High "took" time but low query time

Hello,

We are trying to identify the source of high latency in our searches to our Elasticsearch cluster. Elasticsearch returns one field called "took" which is the time a request takes within ES (i.e. discounting time spent in transit over the network) in milliseconds. We've been using the Profile API to get detailed timing information on the request, and we're seeing ES requests report a "took" time of 4000ms - 5000ms for ~20% of our queries. Looking at the information provided in the "profile" section, we see that actual query execution took 1.7ms.

As I understand it, took time = query time + fetch time.

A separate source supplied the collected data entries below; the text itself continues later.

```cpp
template <int MODE, bool UNPOOL>
int bs_launch_mixed32(const float* in, const clhip_u32x4* wimg, const float* bias, const float* mask_src, float* out, uint8_t* pool_idx,
                      int N, int Cin, int Cout, int H, int W, int relu, hipStream_t s, bool* taken) {
    using GA = BsGeo<32, 4, 1, 2, 2, 1>;
    using GB = BsGeo<32, 2, 1, 2, 1, 1>;
    *taken = false;
    static const int on = bs_env_int("CLHIP_BS_MIXED", 1);
    if (!on) return 0;
    const int kts = (Cout + BS_BN - 1) / BS_BN;
    const long long per_img_a = (long long)((W + GA::RW - 1) / GA::RW) * ((H + GA::RH - 1) / GA::RH);
    const long long slots = 256LL * bs_blocks_per_cu<GA, UNPOOL>();
    const long long total = per_img_a * N * kts, rounds = total / slots, rem = total - rounds * slots;
    if (rounds < 1 || rem == 0 || 2 * rem > slots) return 0;
    const long long na = rounds * slots / (per_img_a * kts);
    if (na < 1 || na >= N || na % 8) return 0;
    const int NA = (int)na;
    const int txa = (W + GA::RW - 1) / GA::RW, tya = (H + GA::RH - 1) / GA::RH, txb = (W + GB::RW - 1) / GB::RW, tyb = (H + GB::RH - 1) / GB::RH;
    const long long npb_a = (long long)txa * tya * NA, npb_b = (long long)txb * tyb * (N - NA);
    const long long blocks_a = (npb_a + 7) / 8 * 8 * kts, blocks_b = (npb_b + 7) / 8 * 8 * kts;
    if (blocks_a + blocks_b > 0x7fffffffLL) return 0;
    hipLaunchKernelGGL((bs_conv_mixed_kernel<GA, GB, MODE, UNPOOL>), dim3((unsigned)(blocks_a + blocks_b)), dim3(256), 0, s, in, wimg, bias,
                       mask_src, out, pool_idx, N, Cin, Cout, H, W, relu, (int)blocks_a, NA, txa, tya, (int)npb_a, txb, tyb, (int)npb_b);
    CLHIP_LAUNCH_CHECK();
    *taken = true;
    return 0;
}

template <int MODE, bool UNPOOL>
int bs_launch(const float* in, const clhip_u32x4* wimg, const float* bias, const float* mask_src, float* out, uint8_t* pool_idx,
              int N, int Cin, int Cout, int H, int W, int relu, hipStream_t s) {
    if (W > 16 && !((H | W) & 1)) {
        bool taken = false;
        const int rc = bs_launch_mixed32<MODE, UNPOOL>(in, wimg, bias, mask_src, out, pool_idx, N, Cin, Cout, H, W, relu, s, &taken);
        if (rc || taken) return rc;
    }
#define BS_GO(...) return bs_launch_geo<BsGeo<__VA_ARGS__>, MODE, UNPOOL>(in, wimg, bias, mask_src, out, pool_idx, N, Cin, Cout, H, W, relu, s)
    if (W > 16) BS_GO(32, 4, 1, 2, 2, 1);
    if (W > 8) BS_GO(16, 8, 1, 2, 2, 1);
    BS_GO(8, 8, 2, 2, 2, 1);
#undef BS_GO
}

template <int MODE>
int bs_launch5(const float* in, const clhip_u32x4* wimg, const float* bias, const float* mask_src, float* out, int N, int Cin, int Cout,
               int H, int W, int relu, hipStream_t s) {
    if (W > 16) return bs_launch_geo<BsGeo<32, 4, 1, 2, 2, 1, 5>, MODE, false>(in, wimg, bias, mask_src, out, nullptr, N, Cin, Cout, H, W, relu, s);
    return bs_launch_geo<BsGeo<16, 8, 1, 2, 2, 1, 5>, MODE, false>(in, wimg, bias, mask_src, out, nullptr, N, Cin, Cout, H, W, relu, s);
}

}

bool clhip_internal_bs_ok(int Cin, int Cout, int H, int W) {
    return Cin >= 32 && Cin % 32 == 0 && Cout >= 64 && Cout % 64 == 0 && H >= 4 && W >= 4;
}

bool clhip_internal_bs_index_ok(int Cin, int Cout, int H, int W, int ks) {
    const long long px = (long long)H * W, ni = (ks == 3 && W <= 8) ? 2 : 1;
    const long long img = (long long)((Cout + 31) / 32) * ((Cin + BS_CK - 1) / BS_CK) * 3 * ks * ks * 1024;
    return ni * Cin * px < (1LL << 29) && Cout * px < (1LL << 29) && img <= 0x7fffffffLL;
}

bool clhip_internal_bs_preferred(int Cin, int Cout, int H, int W) {
    static const int mode = bs_env_int("CLHIP_BS", 1);
    if (mode == 0 || !clhip_internal_bs_ok(Cin, Cout, H, W)) return false;
    if (mode == 2) return true;
    const long long px = (long long)H * W;
    return (px >= 1024 && px <= 4096 && Cin <= 128 && Cout <= 128) || (px >= 512 && px < 1024 && Cin >= 256 && Cout >= 256);
}
bool clhip_internal_bs5_preferred(int Cin, int Cout, int H, int W) {
    static const int mode = bs_env_int("CLHIP_BS", 1);
    return mode != 0 && clhip_internal_bs_ok(Cin, Cout, H, W) && W > 8;
}

size_t clhip_internal_bs_ws(int Cin, int Cout) {
    return (size_t)((Cout + 31) / 32) * ((Cin + BS_CK - 1) / BS_CK) * 27 * 1024;
}
size_t clhip_internal_bs5_ws(int Cin, int Cout) {
    return (size_t)((Cout + 31) / 32) * ((Cin + BS_CK - 1) / BS_CK) * 75 * 1024;
}

int clhip_internal_bs_weights(const clhip_wino_wt* jobs, int n, hipStream_t s) {
    if (n <= 0) return 0;
    if (!jobs) return CLHIP_EINVAL;
    for (int base = 0; base < n; base += BS_WT_JOBS) {
        BsWtJobs J;
        J.n = n - base < BS_WT_JOBS ? n - base : BS_WT_JOBS;
        J.pad = 0;
        int blocks = 0;
        for (int i = 0; i < J.n; ++i) {
            const clhip_wino_wt& q = jobs[base + i];
            if (!q.w || !q.U || q.Ko <= 0 || q.Ci <= 0) return CLHIP_EINVAL;
            J.j[i] = q;
            J.first[i] = blocks;
            blocks += bs_weight_blocks(q);
        }
        J.first[J.n] = blocks;
        hipLaunchKernelGGL(bs_weight_multi_kernel, dim3(blocks), dim3(256), 0, s, J);
        CLHIP_LAUNCH_CHECK();
    }
    return 0;
}

int clhip_internal_bs_conv_u(int mode, const float* in, const void* wimg, const float* bias, const float* mask_src, float* out,
                             uint8_t* pool_idx, int unpool, int N, int Cin, int Cout, int H, int W, int relu, hipStream_t s) {
    if (!in || !wimg || !out || N <= 0 || !clhip_internal_bs_ok(Cin, Cout, H, W) || !clhip_internal_bs_index_ok(Cin, Cout, H, W, 3)) return CLHIP_EINVAL;
    if (((H | W) & 1) && (pool_idx || unpool)) return CLHIP_ENOTSUP;
    const clhip_u32x4* img = static_cast<const clhip_u32x4*>(wimg);
    if (mode == 0) return bs_launch<0, false>(in, img, bias, nullptr, out, pool_idx, N, Cin, Cout, H, W, relu, s);
    if (unpool) return bs_launch<1, true>(in, img, nullptr, mask_src, out, pool_idx, N, Cin, Cout, H, W, 0, s);
    return bs_launch<1, false>(in, img, nullptr, mask_src, out, nullptr, N, Cin, Cout, H, W, 0, s);
}

int clhip_internal_bs5_conv_u(int mode, const float* in, const void* wimg, const float* bias, const float* mask_src, float* out, int N,
                              int Cin, int Cout, int H, int W, int relu, hipStream_t s) {
    if (!in || !wimg || !out || N <= 0 || !clhip_internal_bs_ok(Cin, Cout, H, W) || W <= 8 || !clhip_internal_bs_index_ok(Cin, Cout, H, W, 5))
        return CLHIP_EINVAL;
    const clhip_u32x4* img = static_cast<const clhip_u32x4*>(wimg);
    if (mode == 0) return bs_launch5<0>(in, img, bias, nullptr, out, N, Cin, Cout, H, W, relu, s);
    return bs_launch5<1>(in, img, nullptr, mask_src, out, N, Cin, Cout, H, W, 0, s);
}

extern "C" {

size_t clhip_conv5x5_bs_ws(int C, int K) {
    const size_t a = clhip_internal_bs5_ws(C, K), b = clhip_internal_bs5_ws(K, C);
    return a > b ? a : b;
}

int clhip_conv5x5_bs_fwd(const float* x, const float* w, const float* b, float* y, int N, int C, int K, int H, int W, int relu, void* ws,
                         size_t ws_bytes, void* stream) {
    if (N <= 0 || !clhip_internal_bs_ok(C, K, H, W) || W <= 8) return CLHIP_ENOTSUP;
    if (!x || !w || !y || !ws || ws_bytes < clhip_internal_bs5_ws(C, K)) return CLHIP_EINVAL;
    if (!clhip_internal_bs_index_ok(C, K, H, W, 5)) return CLHIP_EINVAL;
    const clhip_wino_wt job{w, static_cast<float*>(ws), K, C, 0, 5};
    const int rc = clhip_internal_bs_weights(&job, 1, as_stream(stream));
    if (rc) return rc;
    return clhip_internal_bs5_conv_u(0, x, ws, b, nullptr, y, N, C, K, H, W, relu, as_stream(stream));
}

int clhip_conv5x5_bs_bwd_data(const float* dy, const float* w, const float* relu_src, float* dx, int N, int C, int K, int H, int W,
                              void* ws, size_t ws_bytes, void* stream) {
    if (N <= 0 || !clhip_internal_bs_ok(K, C, H, W) || W <= 8) return CLHIP_ENOTSUP;
    if (!dy || !w || !dx || !ws || ws_bytes < clhip_internal_bs5_ws(K, C)) return CLHIP_EINVAL;
    if (!clhip_internal_bs_index_ok(K, C, H, W, 5)) return CLHIP_EINVAL;
    const clhip_wino_wt job{w, static_cast<float*>(ws), C, K, 1, 5};
    const int rc = clhip_internal_bs_weights(&job, 1, as_stream(stream));
    if (rc) return rc;
    return clhip_internal_bs5_conv_u(1, dy, ws, nullptr, relu_src, dx, N, K, C, H, W, 0, as_stream(stream));
}

size_t clhip_conv3x3_bs_ws(int C, int K) {
    const size_t a = clhip_internal_bs_ws(C, K), b = clhip_internal_bs_ws(K, C);
    return a > b ? a : b;
}

int clhip_conv3x3_bs_fwd(const float* x, const float* w, const float* b, float* y, uint8_t* idx_u8_or_null, int N, int C, int K, int H,
                         int W, int relu, void* ws, size_t ws_bytes, void* stream) {
    if (N <= 0 || !clhip_internal_bs_ok(C, K, H, W)) return CLHIP_ENOTSUP;
    if (!x || !w || !y || !ws || ws_bytes < clhip_internal_bs_ws(C, K)) return CLHIP_EINVAL;
    if (!clhip_internal_bs_index_ok(C, K, H, W, 3)) return CLHIP_EINVAL;
    if (((H | W) & 1) && idx_u8_or_null) return CLHIP_ENOTSUP;
    const clhip_wino_wt job{w, static_cast<float*>(ws), K, C, 0, 0};
    const int rc = clhip_internal_bs_weights(&job, 1, as_stream(stream));
    if (rc) return rc;
    return clhip_internal_bs_conv_u(0, x, ws, b, nullptr, y, idx_u8_or_null, 0, N, C, K, H, W, relu, as_stream(stream));
}

int clhip_conv3x3_bs_bwd_data(const float* dy, const uint8_t* idx_u8_or_null, const float* w, const float* relu_src, float* dx, int N,
                              int C, int K, int H, int W, void* ws, size_t ws_bytes, void* stream) {
    if (N <= 0 || !clhip_internal_bs_ok(K, C, H, W)) return CLHIP_ENOTSUP;
    if (!dy || !w || !dx || !ws || ws_bytes < clhip_internal_bs_ws(K, C)) return CLHIP_EINVAL;
    if (!clhip_internal_bs_index_ok(K, C, H, W, 3)) return CLHIP_EINVAL;
    if (((H | W) & 1) && idx_u8_or_null) return CLHIP_ENOTSUP;
    const clhip_wino_wt job{w, static_cast<float*>(ws), C, K, 1, 0};
    const int rc = clhip_internal_bs_weights(&job, 1, as_stream(stream));
    if (rc) return rc;
    return clhip_internal_bs_conv_u(1, dy, ws, nullptr, relu_src, dx, const_cast<uint8_t*>(idx_u8_or_null), idx_u8_or_null != nullptr,
                                    N, K, C, H, W, 0, as_stream(stream));
}

}
```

To reduce the risk of high fetch times, we turned off _source retrieval and added a routingID to our searches to ensure only 1 shard is ever involved. We are able to reproduce this issue from adhoc search requests with no other search traffic, so I don't believe it is caused by node thread contention or other scaling issues. We forced caching to be off at the request level but the same request still sometimes exhibits this behavior and at other times does not, executing in less than 10ms, so the issue is not deterministically tied to the search query.

I have two questions:

  1. Has anyone seen anything similar or have any ideas where else latency could be introduced?
  2. We've pretty much ruled out query time, and from our experiments fetch time seems good, but is there an API that explicitly gives us fetch time?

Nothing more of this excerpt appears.